Napa Winery Fined Half Million for Breaking Enviornmental Policy
In the settlement, the Palmazes agreed to pay a $375,000 civil penalty to the county for violating stream setback and other laws; $130,000 to the Napa County Fish & Wildlife Propagation Fund, $15,000 to the Department of Fish and Game and $30,000 to the State Fish and Game Preservation Fund.
Napa County Counsel Robert Westmeyer said, “This resolution is in the best interests of all concerned. The alternative would have involved years of protracted and expensive litigation, with no guarantees as to the outcome.”

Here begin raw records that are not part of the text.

template <class Geo, int T, bool GATE, int GELU>
OSK_DEV void tile_values_rv(const osk_v4f* aq, const GemmParams& p, int n, const float4& gq, const uint2& rv, float* acc) {
  Geo::template read<T>(aq, acc);
  if constexpr (GELU == GELU_ALL) {
#pragma unroll
    for (int i = 0; i < 4; ++i) acc[i] = gelu_tanh(acc[i]);
  } else if constexpr (GELU == GELU_MIXED) {
#pragma unroll
    for (int i = 0; i < 4; ++i) {
      const float g = gelu_tanh(acc[i]);
      acc[i] = n + i >= p.gelu_from ? g : acc[i];
    }
  }
  if constexpr (GATE) {
    acc[0] = bf16_lo(rv.x) + gq.x * acc[0];
// ... 25 lines not shown
    *reinterpret_cast<uint4*>(reinterpret_cast<unsigned short*>(p.C) + storeoff[I / 2] + n0w + J * 16) = make_uint4(sx[0], sy[0], sx[1], sy[1]);
  }
}


template <class Geo, bool GATE, int GELU, int J, int I>
OSK_DEV uint4 chunk_interior(const osk_v4f* aq, const GemmParams& p, const int64_t* rowoff, int n0w, int q4, const float4& gq) {
  constexpr int NB = Geo::NB;
  const int n = n0w + J * 16 + q4 * 4;
  float a0[4], a1[4];
  tile_values<Geo, J * NB + I, GATE, GELU>(aq, p, rowoff[I], n, gq, a0);
  tile_values<Geo, J * NB + I + 1, GATE, GELU>(aq, p, rowoff[I + 1], n, gq, a1);
  auto sx = __builtin_amdgcn_permlane16_swap(pack_bf16x2(a0[0], a0[1]), pack_bf16x2(a1[0], a1[1]), false, false);
  auto sy = __builtin_amdgcn_permlane16_swap(pack_bf16x2(a0[2], a0[3]), pack_bf16x2(a1[2], a1[3]), false, false);
  return make_uint4(sx[0], sy[0], sx[1], sy[1]);
}

template <class Geo, int GELU, int J, int I>
OSK_DEV uint4 chunk_interior_res(const osk_v4f* aq, const GemmParams& p, int n0w, int q4, const float4& gq, const uint4& rc) {
  constexpr int NB = Geo::NB;
  const int n = n0w + J * 16 + q4 * 4;
  auto ux = __builtin_amdgcn_permlane16_swap(rc.x, rc.z, false, false);
  auto uy = __builtin_amdgcn_permlane16_swap(rc.y, rc.w, false, false);
  float a0[4], a1[4];
  tile_values_rv<Geo, J * NB + I, true, GELU>(aq, p, n, gq, make_uint2(ux[0], uy[0]), a0);
  tile_values_rv<Geo, J * NB + I + 1, true, GELU>(aq, p, n, gq, make_uint2(ux[1], uy[1]), a1);
  auto sx = __builtin_amdgcn_permlane16_swap(pack_bf16x2(a0[0], a0[1]), pack_bf16x2(a1[0], a1[1]), false, false);
  auto sy = __builtin_amdgcn_permlane16_swap(pack_bf16x2(a0[2], a0[3]), pack_bf16x2(a1[2], a1[3]), false, false);
  return make_uint4(sx[0], sy[0], sx[1], sy[1]);
}

template <class Geo, bool GATE, int GELU, bool RESW, int I, int... Js>
OSK_DEV void row_pair_wide(const osk_v4f* aq, const GemmParams& p, const int64_t* rowoff, int64_t own, int n0w, int q4, int lane, const float4* gq,
                           std::integer_sequence<int, Js...>) {
  constexpr int NB = Geo::NB;
  static_assert(NB % 4 == 0, "column blocks are transposed in groups of four");
  uint4 d[NB];
  const int j = lane & 3;
  const bool odd = lane & 1, hi = lane & 2;
  const int64_t base_off = own + n0w + 16 * j - (int64_t)j * p.crs;
  if constexpr (GATE && RESW) {
    uint4 rw[NB];
    const unsigned short* rbase = p.res + base_off;
#pragma unroll
    for (int b = 0; b < NB / 4; ++b)
#pragma unroll
      for (int r = 0; r < 4; ++r) rw[4 * b + r] = *reinterpret_cast<const uint4*>(rbase + (int64_t)r * p.crs + 64 * b);
#pragma unroll
    for (int b = 0; b < NB / 4; ++b) {
      quad_transpose(rw[4 * b].x, rw[4 * b + 1].x, rw[4 * b + 2].x, rw[4 * b + 3].x, odd, hi);
      quad_transpose(rw[4 * b].y, rw[4 * b + 1].y, rw[4 * b + 2].y, rw[4 * b + 3].y, odd, hi);
      quad_transpose(rw[4 * b].z, rw[4 * b + 1].z, rw[4 * b + 2].z, rw[4 * b + 3].z, odd, hi);
      quad_transpose(rw[4 * b].w, rw[4 * b + 1].w, rw[4 * b + 2].w, rw[4 * b + 3].w, odd, hi);
    }
    ((d[Js] = chunk_interior_res<Geo, GELU, Js, I>(aq, p, n0w, q4, gq[Js], rw[Js])), ...);
  } else {
    ((d[Js] = chunk_interior<Geo, GATE, GELU, Js, I>(aq, p, rowoff, n0w, q4, gq[Js])), ...);
  }
#pragma unroll
  for (int b = 0; b < NB / 4; ++b) {
    quad_transpose(d[4 * b].x, d[4 * b + 1].x, d[4 * b + 2].x, d[4 * b + 3].x, odd, hi);
    quad_transpose(d[4 * b].y, d[4 * b + 1].y, d[4 * b + 2].y, d[4 * b + 3].y, odd, hi);
    quad_transpose(d[4 * b].z, d[4 * b + 1].z, d[4 * b + 2].z, d[4 * b + 3].z, odd, hi);
    quad_transpose(d[4 * b].w, d[4 * b + 1].w, d[4 * b + 2].w, d[4 * b + 3].w, odd, hi);
  }
  unsigned short* base = reinterpret_cast<unsigned short*>(p.C) + base_off;
#pragma unroll
  for (int b = 0; b < NB / 4; ++b)
#pragma unroll
    for (int r = 0; r < 4; ++r)
      *reinterpret_cast<uint4*>(base + (int64_t)r * p.crs + 64 * b) = d[4 * b + r];
}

In addition to the financial penalties, the settlement:
- Orders the Palmazes to restore a natural spring; plant willow, bay and live oak trees along a stretch of Hagen Creek where vegetation was cut back; and remove approximately 750 vines from areas protected by stream setback regulations;
- Prohibits the Palmazes from engaging in any future activities that would violate the county’s soil erosion control, stream setback and grading ordinances;
- Prohibits the Palmazes from violating Fish and Game regulations protecting stream beds, banks and channels;
- Places a moratorium on further development on the Palmaz property until the winery conducts and complete a wetlands and watercourse assessment;
- Requires the Palmazes to contact the county if they plan to acquire and develop any other property in unincorporated Napa County.
All in all, the Palmazes estimate that the overall cost to fully resolve the cost will be around $1.25 million. This is a hefty price for planting 750 vines. With the amount of money in grape growing and winemaking, it’s important for stiff regulations to protect the environment.